Given records:
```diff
@@ -313,7 +317,7 @@
     StepLocals<WN> locals;
     auto release = [&](int st, int sub) {
       if (lane == 0) {
-        mbar_arrive(smem_u32(&ctrl->b_empty[st]));
+        mbar_arrive_pair(smem_u32(&ctrl->b_empty[st]));
         if (sub >= 0) mbar_arrive(smem_u32(&ctrl->a_empty[sub]));
       }
     };
@@ -366,7 +370,7 @@
                    (euclid ? 0x1p-22f * (x2 + cmax * cmax) + 1e-8f : 1e-30f));
       }
     };
-    for (int t = 0, tile = static_cast<int>(blockIdx.x); tile < p.num_row_tiles; ++t, tile += static_cast<int>(gridDim.x)) {
+    for (int t = 0, tile = static_cast<int>(blockIdx.x); (tile & ~1) < p.num_row_tiles; ++t, tile += static_cast<int>(gridDim.x)) {
       typename std::conditional<WN == 128, ScanReg, ScanState<16>>::type sc[2];
       ScanQueue<16> sq[2];
 
@@ -509,6 +513,7 @@
       p.prof[blockIdx.x * 16 + 5] = w_afull;
     }
   }
+  cluster_sync();
 }
 
 typedef CUresult (*PFN_encodeTiled)(CUtensorMap*, CUtensorMapDataType, cuuint32_t, void*, const cuuint64_t*,
@@ -581,6 +586,47 @@
   return true;
 }
 
+typedef void (*AssignKernel)(CUtensorMap, CUtensorMap, CUtensorMap, AssignParams);
+static const AssignKernel kAssignKernels[6] = {
+    vq_assign_kernel<0, 128>, vq_assign_kernel<1, 128>, vq_assign_kernel<2, 128>,
+    vq_assign_kernel<0, 256>, vq_assign_kernel<1, 256>, vq_assign_kernel<2, 256>};
+
+static int resident_pairs(int ki, int smem_bytes, int* pairs) {
+  static bool attr_set = false;
+  if (!attr_set) {
+    for (int i = 0; i < 6; ++i) {
+      const int dyn = i < 3 ? SMEM_LIMIT : SMEM_LIMIT - WIDE_STATIC_SMEM;
+      const cudaError_t e = cudaFuncSetAttribute(kAssignKernels[i], cudaFuncAttributeMaxDynamicSharedMemorySize, dyn);
+      if (e != cudaSuccess) return static_cast<int>(e);
+    }
+    attr_set = true;
+  }
+  static int c_dev[6] = {-1, -1, -1, -1, -1, -1}, c_smem[6], c_pairs[6];
+  int dev = 0;
+  if (cudaGetDevice(&dev) != cudaSuccess) return VQB_E_NO_DEVICE;
+  if (c_dev[ki] != dev || c_smem[ki] != smem_bytes) {
+    cudaLaunchConfig_t cfg = {};
+    cudaLaunchAttribute attr[1];
+    attr[0].id = cudaLaunchAttributeClusterDimension;
+    attr[0].val.clusterDim.x = PAIR;
+    attr[0].val.clusterDim.y = 1;
+    attr[0].val.clusterDim.z = 1;
+    cfg.gridDim = dim3(PAIR);
+    cfg.blockDim = dim3(NUM_THREADS);
+    cfg.dynamicSmemBytes = static_cast<size_t>(smem_bytes);
+    cfg.attrs = attr;
+    cfg.numAttrs = 1;
+    int n = 0;
+    const cudaError_t e = cudaOccupancyMaxActiveClusters(&n, kAssignKernels[ki], &cfg);
+    if (e != cudaSuccess) return static_cast<int>(e);
+    if (n < 1) return VQB_E_UNSUPPORTED;
+    const int half = num_sms() / PAIR;
+    c_dev[ki] = dev; c_smem[ki] = smem_bytes; c_pairs[ki] = n < half ? n : half;
+  }
+  *pairs = c_pairs[ki];
+  return VQB_OK;
+}
+
 }
 
 using namespace vqb;
@@ -599,6 +645,23 @@
   if (K <= 0) return 0;
   const int BN = code_tile(K);
   return (K + BN - 1) / BN * BN;
+}
+
+extern "C" int vqb_debug_assign_grid(int n_a, int D, int K, int64_t N, int* out2) {
+  if (!out2 || N <= 0 || K <= 0) return VQB_E_INVALID;
+  AssignPlan pl;
+  int rc = assign_plan(n_a, D, 0, &pl);
+  if (rc) return rc;
+  rc = check_device();
+  if (rc) return rc;
+  int n_seed = pl.n_seed, smem_bytes = pl.smem_bytes, pairs;
+  const bool wide = wide_step(pl, vqb_padded_codes(K), &n_seed, &smem_bytes);
+  rc = resident_pairs(wide ? 3 : 0, smem_bytes, &pairs);
+  if (rc) return rc;
+  const int64_t need = (N + 2 * BM - 1) / (2 * BM);
+  out2[0] = pairs;
+  out2[1] = PAIR * static_cast<int>(need < pairs ? need : pairs);
+  return VQB_OK;
 }
 
 static long long* g_prof = nullptr;
@@ -670,33 +733,28 @@
   CUtensorMap tmA, tmB, tmS;
   rc = make_map(&tmA, a_planes, D, N, n_a, BK, BM, CU_TENSOR_MAP_SWIZZLE_128B);
   if (rc) return rc;
-  rc = make_map(&tmB, b_planes, D, p.Kpad, 2, BK, WN, CU_TENSOR_MAP_SWIZZLE_128B);
-  if (rc) return rc;
-  rc = make_map(&tmS, bext, 16, p.Kpad, 1, 16, WN, CU_TENSOR_MAP_SWIZZLE_32B);
-  if (rc) return rc;
-
-  static bool attr_set = false;
-  if (!attr_set) {
-    void (*const kernels[6])(CUtensorMap, CUtensorMap, CUtensorMap, AssignParams) = {
-        vq_assign_kernel<0, 128>, vq_assign_kernel<1, 128>, vq_assign_kernel<2, 128>,
-        vq_assign_kernel<0, 256>, vq_assign_kernel<1, 256>, vq_assign_kernel<2, 256>};
-    for (int i = 0; i < 6; ++i) {
-      const int dyn = i < 3 ? SMEM_LIMIT : SMEM_LIMIT - WIDE_STATIC_SMEM;
-      const cudaError_t e = cudaFuncSetAttribute(kernels[i], cudaFuncAttributeMaxDynamicSharedMemorySize, dyn);
-      if (e != cudaSuccess) return static_cast<int>(e);
-    }
-    attr_set = true;
-  }
-  const int grid = p.num_row_tiles < num_sms() ? p.num_row_tiles : num_sms();
-  cudaStream_t s = static_cast<cudaStream_t>(stream);
-  if (wide) {
-    if (p.copy_mode) vq_assign_kernel<1, 256><<<grid, NUM_THREADS, smem_bytes, s>>>(tmA, tmB, tmS, p);
-    else if (p.resid_mode) vq_assign_kernel<2, 256><<<grid, NUM_THREADS, smem_bytes, s>>>(tmA, tmB, tmS, p);
-    else vq_assign_kernel<0, 256><<<grid, NUM_THREADS, smem_bytes, s>>>(tmA, tmB, tmS, p);
-  } else {
-    if (p.copy_mode) vq_assign_kernel<1, 128><<<grid, NUM_THREADS, smem_bytes, s>>>(tmA, tmB, tmS, p);
-    else if (p.resid_mode) vq_assign_kernel<2, 128><<<grid, NUM_THREADS, smem_bytes, s>>>(tmA, tmB, tmS, p);
-    else vq_assign_kernel<0, 128><<<grid, NUM_THREADS, smem_bytes, s>>>(tmA, tmB, tmS, p);
-  }
+  rc = make_map(&tmB, b_planes, D, p.Kpad, 2, BK, WN / PAIR, CU_TENSOR_MAP_SWIZZLE_128B);
+  if (rc) return rc;
+  rc = make_map(&tmS, bext, 16, p.Kpad, 1, 16, WN / PAIR, CU_TENSOR_MAP_SWIZZLE_32B);
+  if (rc) return rc;
+
+  const int ki = (wide ? 3 : 0) + (p.copy_mode ? 1 : (p.resid_mode ? 2 : 0));
+  int pairs = 0;
+  rc = resident_pairs(ki, smem_bytes, &pairs);
+  if (rc) return rc;
+  const int need = (p.num_row_tiles + PAIR - 1) / PAIR;
+  cudaLaunchConfig_t cfg = {};
+  cudaLaunchAttribute attr[1];
+  attr[0].id = cudaLaunchAttributeClusterDimension;
+  attr[0].val.clusterDim.x = PAIR;
+  attr[0].val.clusterDim.y = 1;
+  attr[0].val.clusterDim.z = 1;
+  cfg.gridDim = dim3(PAIR * (need < pairs ? need : pairs));
+  cfg.blockDim = dim3(NUM_THREADS);
+  cfg.dynamicSmemBytes = static_cast<size_t>(smem_bytes);
+  cfg.stream = static_cast<cudaStream_t>(stream);
+  cfg.attrs = attr;
+  cfg.numAttrs = 1;
+  cudaLaunchKernelEx(&cfg, kAssignKernels[ki], tmA, tmB, tmS, p);
   return static_cast<int>(cudaGetLastError());
 }
```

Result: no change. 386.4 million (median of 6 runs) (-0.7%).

Required work: Return all lines above that mention the word "void".

Problem solution:
 typedef CUresult (*PFN_encodeTiled)(CUtensorMap*, CUtensorMapDataType, cuuint32_t, void*, const cuuint64_t*,
+typedef void (*AssignKernel)(CUtensorMap, CUtensorMap, CUtensorMap, AssignParams);
-    void (*const kernels[6])(CUtensorMap, CUtensorMap, CUtensorMap, AssignParams) = {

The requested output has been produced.